The invention relates to orthopedic splints or braces and, more particularly, to a hallux (big toe) valgus (abnormal angulation) brace.
FIG. 1 shows a foot afflicted with both a bunion (1) on the big toe (Hallux Valgus) and hammer toes (2) on the other four. These deformities can happen individually but they often happen together as shown. The terms “hallux valgus,” or “hallux abducto-valgus,” are the most commonly used medical terms associated with a bunion anomaly, where “hallux” refers to the great toe, “valgus” refers to the abnormal angulation of the great toe commonly associated with bunion anomalies, and “abductus/-o” refers to the abnormal drifting or inward leaning of the great toe towards the second toe, which is also commonly associated with bunions. Note that, “hallux abducto” refers to the great toe moving away from the body's midline, and ‘inward’ to the second toe.
In FIG. 1, the big toe has slid under the second toe and the second toe never contacts the ground. There are many shortcomings with the prior art devices designed to straighten out the big toe, to correct hammer toes, or remedy both. Most don't work or are unsuitable for daily use. That is, most prior art devices aim to immobilize the big toe in a straight out stiffness, which is uncomfortable. The big toe needs to flex.

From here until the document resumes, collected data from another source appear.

# alibaba/pairec

Hardware: AMD Instinct MI355X
Metric: ranked items/sec, 5k-cand DNN rank (recall top-5000 of 100M x 128 -> DNN3 -> fuse -> sort) (higher is better)
Workload: dtype bf16x3; 1 GPU; configs[1]+[2]: recall 5k of 100000000x128 fp32 table in HBM -> 3-layer DNN rank (256-512-256-1, bf16 MFMA with split hi + lo operands = bf16x3, fp32-accurate scores) -> RankScore fusion (fp64) -> ItemRankScore sort; candidates_per_request=5000, table_rows=100000000, dim=128, table_dist=uniform, batches_in_flight=2, contexts=2, all_batches_on_predicted_thresholds=True, batches_re_run_after_a_failed_plan=0, parallelism=1 GPU

## Files before the change

### pairec_amd/csrc/common.hpp

```cpp
#pragma once
#include <hip/hip_runtime.h>

#include <algorithm>
#include <cstdarg>
#include <cstdint>
#include <cstdio>
#include <cstring>
#include <map>
#include <atomic>
#include <memory>
#include <mutex>
#include <shared_mutex>
#include <string>
#include <vector>

#include "../../include/pairec_gpu.h"

namespace pg {

struct PipeRun;
void set_error(const char* fmt, ...);

#define PG_HIP(expr)                                                                           \
    do {                                                                                       \
// ... 404 lines not shown
int rescreen16_prep_launch(pg_ctx* ctx, const pg_table* t, const RecallScratch& rs, uint32_t nq);
int rescreen16_launch(pg_ctx* ctx, const pg_table* t, const RecallScratch& rs, uint32_t nq);
int screen4m_launch(pg_ctx* ctx, const pg_table* t, const RecallScratch& rs, uint32_t nq, uint32_t row_begin, uint32_t row_end,
                    uint32_t cap1, bool susp2_clean = false);
int topk_merge_strided_locked(pg_ctx* ctx, const uint64_t* d_rows, const float* d_scores, uint32_t nq, uint32_t nlists,
                              uint32_t per_list, size_t row_ls, size_t row_qs, size_t sc_ls, size_t sc_qs, uint32_t k,
                              uint64_t* d_out_rows, float* d_out_scores, uint32_t* d_out_count);
int topk_merge_locked(pg_ctx* ctx, const uint64_t* d_rows, const float* d_scores, uint32_t nq, uint32_t nlists,
                      uint32_t per_list, int list_major, uint32_t k, uint64_t* d_out_rows, float* d_out_scores,
                      uint32_t* d_out_count);

int rank_dnn3_dev_locked(pg_ctx* ctx, const pg_model* m, const pg_table* t, const float* d_user,
                         const uint32_t* d_cand, const uint32_t* d_off, uint32_t n_req, uint32_t n_items,
                         float* d_out, size_t out_stride = 0);
int fm2t_user_embedding_locked(pg_ctx* ctx, const pg_model* m, const float* d_user, uint32_t n_req, float* d_out);
int rank_fm2t_irows_dev_locked(pg_ctx* ctx, const pg_model* m, const pg_item_rows* ir, const float* d_user, const int32_t* d_ufids,
                               const uint32_t* d_cand, const uint32_t* d_off, uint32_t n_req, uint32_t n_items, float* d_out);
int rank_fm2t_rows_dev_locked(pg_ctx* ctx, const pg_model* m, const pg_features* fs, const int32_t* item_field_cols,
                              const float* d_user, const int32_t* d_ufids, const uint32_t* d_cand, const uint32_t* d_off,
                              uint32_t n_req, uint32_t n_items, float* d_out);
int expr_eval_enqueue_locked(pg_ctx* ctx, const pg_expr* e, const double* d_vars, uint32_t n_items, double* d_out,
                             uint32_t* d_err, uint32_t items_per_flag);
void set_expr_arith_error(const pg_expr* e);
constexpr int kMaxRewrites = 8;
void expr_hold(const pg_expr* e);
void expr_release(const pg_expr* e);
struct ExprHold {
    const pg_expr* e = nullptr;
    ExprHold() = default;
    ExprHold(const ExprHold&) = delete;
    ExprHold& operator=(const ExprHold&) = delete;
    void take(const pg_expr* x) {
        if (e) expr_release(e);
        e = x;
        if (e) expr_hold(e);
    }
    ~ExprHold() { if (e) expr_release(e); }
};
int expr_num_rewrites(const pg_expr* e);
const char* expr_rewrite_source(const pg_expr* e, int r);
int expr_rewrite_num_vars(const pg_expr* e, int r);
const char* expr_rewrite_var_name(const pg_expr* e, int r, int i);
int expr_rewrite_eval_enqueue_locked(pg_ctx* ctx, const pg_expr* e, int r, const double* d_vars, uint32_t n_items, double* d_out,
                                     uint32_t* d_err, uint32_t items_per_flag);
int table_gather_locked(pg_ctx* ctx, const pg_table* t, const uint32_t* d_rows, uint32_t n, float* d_out);
int dpp_run_locked(pg_ctx* ctx, const float* d_emb32, const double* d_hook, const double* d_rel, uint32_t R, uint32_t n,
// ... 40 lines not shown
```

### pairec_amd/csrc/expr.hip

```cpp
#include "common.hpp"

#include <cmath>
#include <string>
#include <vector>

namespace pg {

enum OpCode : uint32_t { OP_CONST = 0, OP_VAR, OP_ADD, OP_SUB, OP_MUL, OP_DIV, OP_MOD, OP_POW, OP_FNZ,
                         OP_DIVF,
                         OP_NEG };

struct Instr {
    uint32_t op;
    uint32_t arg;
    double val;
};

constexpr int kMaxStack = 32;
constexpr int kMaxProg = 128;

}

struct pg_expr {
    std::string source;
// ... 243 lines not shown
            }
            if (i & 1) {
                a1 *= x1;
                ae += xe;
            }
            x1 *= x1;
            xe <<= 1;
            if (x1 < 0.5) {
                x1 += x1;
                xe--;
            }
        }
        if (y < 0.0) {
            a1 = 1.0 / a1;
            ae = -ae;
        }
        if (ae > 4096) ae = 4096;
        if (ae < -4096) ae = -4096;
        return ldexp(a1, (int)ae);
    }
    return pow(x, y);
}

__global__ void expr_eval_kernel(ExprDev e, const double* __restrict__ vars, uint32_t n_items,
                                 double* __restrict__ out, uint32_t* __restrict__ err, uint32_t items_per_flag) {
    const uint32_t i = blockIdx.x * blockDim.x + threadIdx.x;
    if (i >= n_items) return;
    double st[kMaxStack];
    int sp = 0;
    bool bad = false;
    for (uint32_t pc = 0; pc < e.n; ++pc) {
        const Instr in = e.prog[pc];
        if (in.op == OP_CONST) {
            st[sp++] = in.val;
        } else if (in.op == OP_VAR) {
            st[sp++] = vars[(size_t)in.arg * n_items + i];
        } else {
            if (in.op == OP_NEG) {
                st[sp - 1] = -st[sp - 1];
                continue;
            }
            const double r = st[--sp];
            const double l = st[--sp];
            double v = 0.0;
            switch (in.op) {
                case OP_DIVF: v = l / r; break;
                case OP_ADD: v = l + r; break;
                case OP_SUB: v = l - r; break;
                case OP_MUL: v = l * r; break;
                case OP_DIV:
                    if (r == 0.0) bad = true; else v = l / r;
                    break;
                case OP_MOD: {
                    const long long li = (l == l && fabs(l) < 9223372036854775808.0) ? (long long)l : (long long)0x8000000000000000ull;
                    const long long ri = (r == r && fabs(r) < 9223372036854775808.0) ? (long long)r : (long long)0x8000000000000000ull;
                    if (ri == 0) bad = true;
                    else if (ri == -1) v = 0.0;
                    else v = (double)(li % ri);
                    break;
                }
                case OP_POW: v = go_pow(l, r); break;
                case OP_FNZ: v = (l != 0.0) ? l : r; break;
            }
            st[sp++] = v;
        }
    }
    out[i] = sp > 0 ? st[sp - 1] : 0.0;
    if (bad) atomicOr(err + (items_per_flag ? i / items_per_flag : 0u), 1u);
}
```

To understand the problem, a review of the bones of the foot is necessary. FIG. 2 shows the dorsal surface of the bones of the foot. The bones are divided into three groups:—the tarsus (3), the metatarsus (4), and the phalanges (5). When the foot is at rest (no load) the metatarsus bones keep a narrow profile. As a human stands up, a load is slowly applied to the foot, and the metatarsus bones fan apart from their base at the tarsus to make the foot wider. A wider foot provides more stability and it has lower unit area stresses than a narrow foot. As the load increases from dynamic activities such as walking, running or jumping, the bones fan apart even farther again to increase stability, to reduce the unit area stresses and to reduce shock. During the acts of walking, running or jumping, it is important to note that when the foot is lifted off of the ground, it returns to its narrowest width only to widen again when the foot is bearing the entire weight of the body.

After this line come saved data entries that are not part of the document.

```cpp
__device__ __forceinline__ Nearest grid_nn1(const float4* __restrict__ pts, const unsigned* __restrict__ start,
                                            const GridDesc& g, float qx, float qy, float qz,
                                            const Nearest* seed = nullptr, int r_start = 0) {
    Nearest best;
    best.d2 = FLT_MAX; best.idx = -1; best.pos = 0; best.x = best.y = best.z = 0.0f;
    if (!(isfinite(qx) && isfinite(qy) && isfinite(qz)) || g.n == 0) return best;
    if (seed) best = *seed;
    const int cx = cell_coord(qx, g.ox, g.inv_h, g.nx), cy = cell_coord(qy, g.oy, g.inv_h, g.ny),
              cz = cell_coord(qz, g.oz, g.inv_h, g.nz);
    const int rmax = max(max(g.nx, g.ny), g.nz);
    auto consider = [&](const float4 p, unsigned pos) {
        const float d = dist2(qx, qy, qz, p.x, p.y, p.z);
        const int pi = __float_as_int(p.w);
        if (d < best.d2 || (d == best.d2 && pi < best.idx)) {
            best.d2 = d; best.idx = pi; best.pos = pos; best.x = p.x; best.y = p.y; best.z = p.z;
        }
    };
    for (int r = r_start; r <= rmax; ++r) {
        const int z0 = max(cz - r, 0), z1 = min(cz + r, g.nz - 1);
        const int y0 = max(cy - r, 0), y1 = min(cy + r, g.ny - 1);
        const int x0 = max(cx - r, 0), x1 = min(cx + r, g.nx - 1);
        for (int z = z0; z <= z1; ++z) {
            const float dz2 = gap2(qz, g.oz + z * g.h, g.oz + (z + 1) * g.h, g.eps);
            if (dz2 > best.d2) continue;
            for (int y = y0; y <= y1; ++y) {
                const float dyz2 = dz2 + gap2(qy, g.oy + y * g.h, g.oy + (y + 1) * g.h, g.eps);
                if (dyz2 > best.d2) continue;
                const bool shell_row = (r == 0) || (z == cz - r) || (z == cz + r) || (y == cy - r) || (y == cy + r);
                const unsigned row = ((unsigned)z * g.ny + y) * g.nx;
                const int nseg = shell_row ? 1 : 2;
                for (int sgi = 0; sgi < nseg; ++sgi) {
                    int xa, xb;
                    if (shell_row) { xa = x0; xb = x1; }
// ... 14 lines not shown
                    }
                }
            }
        }
        float cov = FLT_MAX;
        if (cx - r > 0) cov = fminf(cov, qx - (g.ox + (cx - r) * g.h));
        if (cx + r < g.nx - 1) cov = fminf(cov, (g.ox + (cx + r + 1) * g.h) - qx);
        if (cy - r > 0) cov = fminf(cov, qy - (g.oy + (cy - r) * g.h));
        if (cy + r < g.ny - 1) cov = fminf(cov, (g.oy + (cy + r + 1) * g.h) - qy);
        if (cz - r > 0) cov = fminf(cov, qz - (g.oz + (cz - r) * g.h));
        if (cz + r < g.nz - 1) cov = fminf(cov, (g.oz + (cz + r + 1) * g.h) - qz);
        if (cov == FLT_MAX) break;
        cov = fmaxf(cov - g.eps, 0.0f);
        if (best.d2 < cov * cov) break;
    }
    return best;
}

struct FastFlat {
    unsigned o0, o1, o2, o3;
    unsigned c1, c2, c3, total;
};

__device__ __forceinline__ void fast_extents(const unsigned* __restrict__ start, const GridDesc& g, float qx, float qy,
                                             float qz, unsigned (&s)[4], unsigned (&e)[4], float& cov_cells) {
    const float fx = (qx - g.ox) * g.inv_h, fy = (qy - g.oy) * g.inv_h, fz = (qz - g.oz) * g.inv_h;
    const float cxf = fminf(fmaxf(floorf(fx), 0.0f), (float)(g.nx - 1));
    const float cyf = fminf(fmaxf(floorf(fy), 0.0f), (float)(g.ny - 1));
    const float czf = fminf(fmaxf(floorf(fz), 0.0f), (float)(g.nz - 1));
    const float tx = fx - cxf, ty = fy - cyf, tz = fz - czf;
    const bool lx = tx < 0.5f, ly = ty < 0.5f, lz = tz < 0.5f;
    const int cx = (int)cxf, cy = (int)cyf, cz = (int)czf;
    const int xa = max(cx - (lx ? 1 : 0), 0), xb = min(cx + (lx ? 0 : 1), g.nx - 1);
    const int ya = max(cy - (ly ? 1 : 0), 0), yb = min(cy + (ly ? 0 : 1), g.ny - 1);
    const int za = max(cz - (lz ? 1 : 0), 0), zb = min(cz + (lz ? 0 : 1), g.nz - 1);
    cov_cells = fminf(fminf(lx ? 1.0f - tx : tx, ly ? 1.0f - ty : ty), lz ? 1.0f - tz : tz);
    const unsigned r00 = ((unsigned)za * g.ny + ya) * g.nx + xa;
    const unsigned dy = yb != ya ? (unsigned)g.nx : 0u, dz = zb != za ? (unsigned)g.ny * g.nx : 0u;
    const unsigned w = (unsigned)(xb - xa) + 1u;
    const unsigned r01 = r00 + dy, r10 = r00 + dz, r11 = r10 + dy;
    struct Three { unsigned a, b, c; };
    const Three v0 = *reinterpret_cast<const Three*>(start + r00), v1 = *reinterpret_cast<const Three*>(start + r01),
                v2 = *reinterpret_cast<const Three*>(start + r10), v3 = *reinterpret_cast<const Three*>(start + r11);
    const bool two = w == 2u;
    s[0] = v0.a; e[0] = two ? v0.c : v0.b;
    s[1] = v1.a; e[1] = two ? v1.c : v1.b;
    s[2] = v2.a; e[2] = two ? v2.c : v2.b;
    s[3] = v3.a; e[3] = two ? v3.c : v3.b;
    if (dy == 0u) { e[1] = s[1]; e[3] = s[3]; }
    if (dz == 0u) { e[2] = s[2]; e[3] = s[3]; }
}

__device__ __forceinline__ FastFlat fast_flatten(const unsigned (&s)[4], const unsigned (&e)[4], bool usable) {
    FastFlat f;
    const unsigned n0 = e[0] - s[0], n1 = e[1] - s[1], n2 = e[2] - s[2], n3 = e[3] - s[3];
    f.c1 = n0; f.c2 = n0 + n1; f.c3 = f.c2 + n2;
    f.o0 = s[0]; f.o1 = s[1] - f.c1; f.o2 = s[2] - f.c2; f.o3 = s[3] - f.c3;
    f.total = usable ? f.c3 + n3 : 0u;
    return f;
}
__device__ __forceinline__ unsigned fast_pos(const FastFlat& f, unsigned jj) {
    return jj + (jj < f.c1 ? f.o0 : (jj < f.c2 ? f.o1 : (jj < f.c3 ? f.o2 : f.o3)));
}

template <int B>
__device__ __forceinline__ void fast_load(const float4* __restrict__ pts, const FastFlat& f, unsigned base,
                                          float4 (&cand)[B]) {
#pragma unroll
    for (int j = 0; j < B; ++j) cand[j] = pts[fast_pos(f, min(base + j, f.total - 1))];
}
__device__ __forceinline__ unsigned long long nn_key(float d2, int idx) {
    return ((unsigned long long)__float_as_uint(d2) << 32) | (unsigned)idx;
}
template <int B>
__device__ __forceinline__ void fast_eval(const FastFlat& f, unsigned base, const float4 (&cand)[B], float qx, float qy,
                                          float qz, unsigned long long& best_key, unsigned& bj) {
#pragma unroll
    for (int j = 0; j < B; ++j) {
        const float d = dist2(qx, qy, qz, cand[j].x, cand[j].y, cand[j].z);
        unsigned long long key = nn_key(d, __float_as_int(cand[j].w));
        key = (base + j < f.total) ? key : ~0ull;
        const bool better = key < best_key;
        best_key = better ? key : best_key;
        bj = better ? base + j : bj;
    }
}

__device__ __forceinline__ bool grid_nn1_fast(const float4* __restrict__ pts, const unsigned* __restrict__ start,
                                              const GridDesc& g, float qx, float qy, float qz, Nearest& best,
                                              float bound2 = FLT_MAX, const Nearest* seed = nullptr) {
    best.d2 = bound2; best.idx = -1; best.pos = 0; best.x = best.y = best.z = 0.0f;
    const bool usable = isfinite(qx) && isfinite(qy) && isfinite(qz) && g.n != 0;
    if (!usable) return true;
    if (seed) best = *seed;
    unsigned s[4], e[4];
    float cov_cells;
    fast_extents(start, g, qx, qy, qz, s, e, cov_cells);
    const FastFlat f = fast_flatten(s, e, true);
    const unsigned long long none = nn_key(best.d2, best.idx);
    unsigned long long key = none;
    unsigned bj = 0;
#ifndef SP_FAST_B
#define SP_FAST_B 12
#endif
    for (unsigned base = 0; base < f.total; base += SP_FAST_B) {
        float4 cand[SP_FAST_B];
        fast_load<SP_FAST_B>(pts, f, base, cand);
        fast_eval<SP_FAST_B>(f, base, cand, qx, qy, qz, key, bj);
    }
    if (key != none) {
        best.pos = fast_pos(f, bj);
        const float4 w = pts[best.pos];
        best.x = w.x; best.y = w.y; best.z = w.z;
        best.idx = __float_as_int(w.w);
        best.d2 = __uint_as_float((unsigned)(key >> 32));
    }
    const float cov = fmaxf(cov_cells * g.h - g.eps, 0.0f);
    return best.d2 < cov * cov;
}

// ... 237 lines not shown
    second2 = ub;
    if (winner != kNone && runner_up != kNone) second2 = fminf(ub, __uint_as_float((unsigned)(runner_up >> 32)));
    if (m < key_in) {
        const int wl = __ffsll((long long)__ballot(k1 == m)) - 1;
        const unsigned wpos = (unsigned)__builtin_amdgcn_readlane((int)bpos, wl);
        const float4 w = pts[wpos];
        best.d2 = __uint_as_float((unsigned)(m >> 32));
        best.idx = __float_as_int(w.w);
        best.pos = wpos;
        best.x = w.x; best.y = w.y; best.z = w.z;
    }
}

__device__ __forceinline__ void grid_nn1_later_stages(const float4* __restrict__ pts, const unsigned* __restrict__ start,
                                                      const GridDesc& g, float qx, float qy, float qz, Nearest& best) {
    if (grid_nn1_block4(pts, start, g, qx, qy, qz, best)) return;
    if (best.d2 < FLT_MAX && grid_nn1_ball(pts, start, g, qx, qy, qz, best)) return;
    const Nearest seed = best;
    best = grid_nn1(pts, start, g, qx, qy, qz, &seed, 2);
}

__device__ __forceinline__ Nearest grid_nn1_auto(const float4* __restrict__ pts, const unsigned* __restrict__ start,
                                                 const GridDesc& g, float qx, float qy, float qz, float bound2 = FLT_MAX,
                                                 const Nearest* seed = nullptr) {
    Nearest best;
    if (!grid_nn1_fast(pts, start, g, qx, qy, qz, best, bound2, seed)) grid_nn1_later_stages(pts, start, g, qx, qy, qz, best);
    return best;
}

}
```

sycl_points_amd/csrc/registration.hip:

```cpp
#include <algorithm>
#include <mutex>

#include "registration_device.h"
#include "sp_cov_normal.h"

namespace sp {
namespace {


struct PointTerm {
    float H[6][6];
    float b[6];
    float sq;
    float residual_norm;
    float genz_weight;
};

__device__ __forceinline__ void se3_jacobian(const Rigid& T, float px, float py, float pz, float J[3][6]) {
#pragma unroll
    for (int i = 0; i < 3; ++i) {
        const float r0 = T.R[i][0], r1 = T.R[i][1], r2 = T.R[i][2];
        J[i][0] = chain3(r0, 0.0f, r1, pz, r2, -py);
        J[i][1] = chain3(r0, -pz, r1, 0.0f, r2, px);
        J[i][2] = chain3(r0, py, r1, -px, r2, 0.0f);
// ... 636 lines not shown
            after_loads();
            if (threadIdx.x < kFanRow) red[1][threadIdx.x] = rv;
        }
        __syncthreads();
        if (threadIdx.x < kAcc - 1) red[0][threadIdx.x] = red[1][threadIdx.x];
        else if (threadIdx.x == kAcc - 1)
            red[0][kAcc - 1] = __uint_as_float((unsigned)red[1][kAcc] * 4096u + (unsigned)red[1][kAcc - 1]);
        else if (threadIdx.x == kAcc) red[0][kAcc] = red[1][kAcc + 1];
        __syncthreads();
        return true;
    }
}
__device__ __forceinline__ void align_store_late_state(const AlignArgs& A) {
    if (threadIdx.x < kStateWords) {
        unsigned w = A.has_prev ? reinterpret_cast<const unsigned*>(A.state_in)[threadIdx.x] : 0u;
        if (!A.has_prev && threadIdx.x < 16) w = __float_as_uint(A.T_init[threadIdx.x]);
        if (threadIdx.x == kStateFlagWord) w = 1u;
        if (threadIdx.x == kStateFlagWord + 3) w = 1u;
        reinterpret_cast<unsigned*>(A.state_out)[threadIdx.x] = w;
    }
}

template <bool SHARDED>
__device__ __forceinline__ bool align_prologue(const AlignArgs& A, float* sT, unsigned* sflag) {
    __shared__ float red[kFinalThreads / 32][kPartial];
    __shared__ sp_linearized slin;
    __shared__ float sdelta[8];
    __shared__ LdltScratch ldlt_ws;
    if (A.first) {
        state_store(state_load(false, nullptr, A.T_init), sT, sflag);
        if (!SHARDED && blockIdx.x == 0 && A.searched_log && threadIdx.x >= 64 && threadIdx.x < 64 + kSearchedLog)
            A.searched_log[threadIdx.x - 64] = 0u;
        __syncthreads();
        return true;
    }
    const unsigned sv = state_load(A.has_prev, A.state_in, A.T_init);
    const unsigned nrows = (SHARDED && A.mode == ALIGN_ROWS) ? (unsigned)kAlignMaxBlocks : gridDim.x;
    const bool arrived = align_totals<SHARDED>(A, A.prev_rows, nrows, red, [=] { state_store(sv, sT, sflag); }, sflag);
    if (!arrived) {
        if (blockIdx.x == 0) align_store_late_state(A);
        return false;
    }
    auto zero_row = [&] {
        if (SHARDED && A.mode == ALIGN_FANIN && blockIdx.x == 0 && threadIdx.x >= 64 && threadIdx.x < 64 + kFanRow)
            A.fan_row_out[threadIdx.x - 64] = 0.0f;
    };
    if (sflag[0]) {
        if (blockIdx.x == 0 && threadIdx.x < kStateWords)
            reinterpret_cast<unsigned*>(A.state_out)[threadIdx.x] = reinterpret_cast<const unsigned*>(A.state_in)[threadIdx.x];
        zero_row();
        return false;
    }
    if (threadIdx.x == 0)
        finish_iteration(red[0], sT, A.lambda, A.crit_rot, A.crit_trans, sflag[1], &slin, sdelta, &ldlt_ws, blockIdx.x == 0, A.state_out,
                         A.searched_log,
                         A.k, A.lin_out);
    __syncthreads();
    if (sdelta[6] > 0.5f) {
        zero_row();
        return false;
    }
    return true;
}

template <int LOSS, bool FAST_NN, bool P2D = false, bool SHARDED = false>
__global__ __launch_bounds__(kAlignBlock) void gicp_align_kernel(FusedParams P, AlignArgs A,
                                                                 float* __restrict__ partials) {
    __shared__ float sT[16];
    __shared__ unsigned sflag[2];
    if (!align_prologue<SHARDED>(A, sT, sflag)) return;
    const Rigid T = uniform_pose(sT);
    float acc[kAcc - 1];
    unsigned cnt = 0, searched = 0;
    const unsigned stride = gridDim.x * kAlignBlock;
#pragma unroll
    for (int e = 0; e < kAcc - 1; ++e) acc[e] = 0.0f;
    const unsigned tile = xcd_tile();
    for (unsigned i = tile * kAlignBlock + threadIdx.x; i < P.n; i += stride)
        fused_point<LOSS, FAST_NN, P2D, kSeedSearches, kNegCert>(P, T, i, acc, cnt, searched);
    if constexpr (!SHARDED) {
        block_reduce_store<kAcc - 1, kAlignBlock>(acc, cnt, partials + (size_t)blockIdx.x * kPartial, false, searched);
    } else if (A.mode == ALIGN_ROWS) {
        block_reduce_store<kAcc - 1, kAlignBlock>(acc, cnt, partials + (size_t)blockIdx.x * kPartial, true, searched);
    } else {
        block_reduce_store<kAcc - 1, kAlignBlock, true>(acc, cnt, partials + (size_t)blockIdx.x * kPartial, false, searched);
        align_tail(A, partials);
    }
}

struct PersistArgs {
    AlignWs ws;
    unsigned* tickets;
    const float* T_init;
    float lambda, crit_rot, crit_trans;
    sp_linearized* lin_out;
    float* T_out;
    float* delta_out8;
    uint32_t* iterations_out;
    int max_iterations;
    int k_begin;
    int cache_valid_later;
    unsigned long long budget;
// ... 899 lines not shown
    return SP_OK;
}
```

The knuckles are the joints of the toes. The knuckles (6) at the base of the toes are where the metatarsus and the phalanges connect, at the ball of the foot, and may be referred to as the 1st or major knuckles. The knuckles at mid-toe are known as the 2nd knuckles (62) and 3rd knuckles (63) respectively. The pivot axes of the major or 1st knuckles (6) do not form a straight line. The smaller toes's major knuckles (6) pivot on an axis that sweeps along a gentle arc. The pivot axis for the big toe's major knuckle (6) is stepped back quite a step from the gentle arc of the smaller toes.
FIG. 3 shows a cutaway of the side of the foot with the tarsus and the metatarsus bones positioned for standing (7). During walking or running the toes remain flat on the ground and the tarsus and metatarsus pivot upward as shown (8). As the foot is pivoting upward, each toe is flexing upward (relative the plane of the metatarsals) at the pivot axis where the toe connects with its metatarsal, namely, its major knuckle (6). Since the pivot axes for the major knuckles (6) are far from a straight line, this causes the toes to fan apart, which increases stability.
When humans sleep (approx. 8 hours a day), the feet have no load and little movement. The remainder of the time (16 hours a day) the foot might be in constant movement with continual cyclic loading. It is the basic movement of the foot and differential movement between the bones (as described above) that most treatment devices and methods can not accommodate.
Some rigid devices tie to the base of the foot and use a lever to pull the big toe outward (ie., out from under the second toe, so, inward relative the body's midline). Most of these don't flex with the foot or do not fit in a shoe. And many of these immobilize the big toe in a straight out stiffness.
There are other devices that use an elastic bandage or sock to pull the big toe outward. But the big toe will return inward as the foot flexes during walking because the elastic becomes slack.
FIG. 4 shows how a spacer (9) placed between toes can easily become displaced during walking. This can happen even if the spacer is in a sock or attached to an elastic band.
The devices that attempt to manipulate the big toe outward by using the other four toes as a base, restrict the movement and bending of all the toes. As each of the phalanges and metatarsals move according to its load, these devices can not keep the big toe in its desired (corrected) position. Some use a rigid rod that runs under the toes and prevents the toes from laying flat on the ground. Any attempt to tie the toes together in the proper spacing fails because each toe bends independently and their major knuckles/pivot points (6) are not aligned with each other nor with the big toe. Most devices don't work and if they do, the user will experience pain and have a difficult time getting his/her foot into a shoe, and then a difficult time walking.
What is needed is an improvement over the shortcomings of the prior art.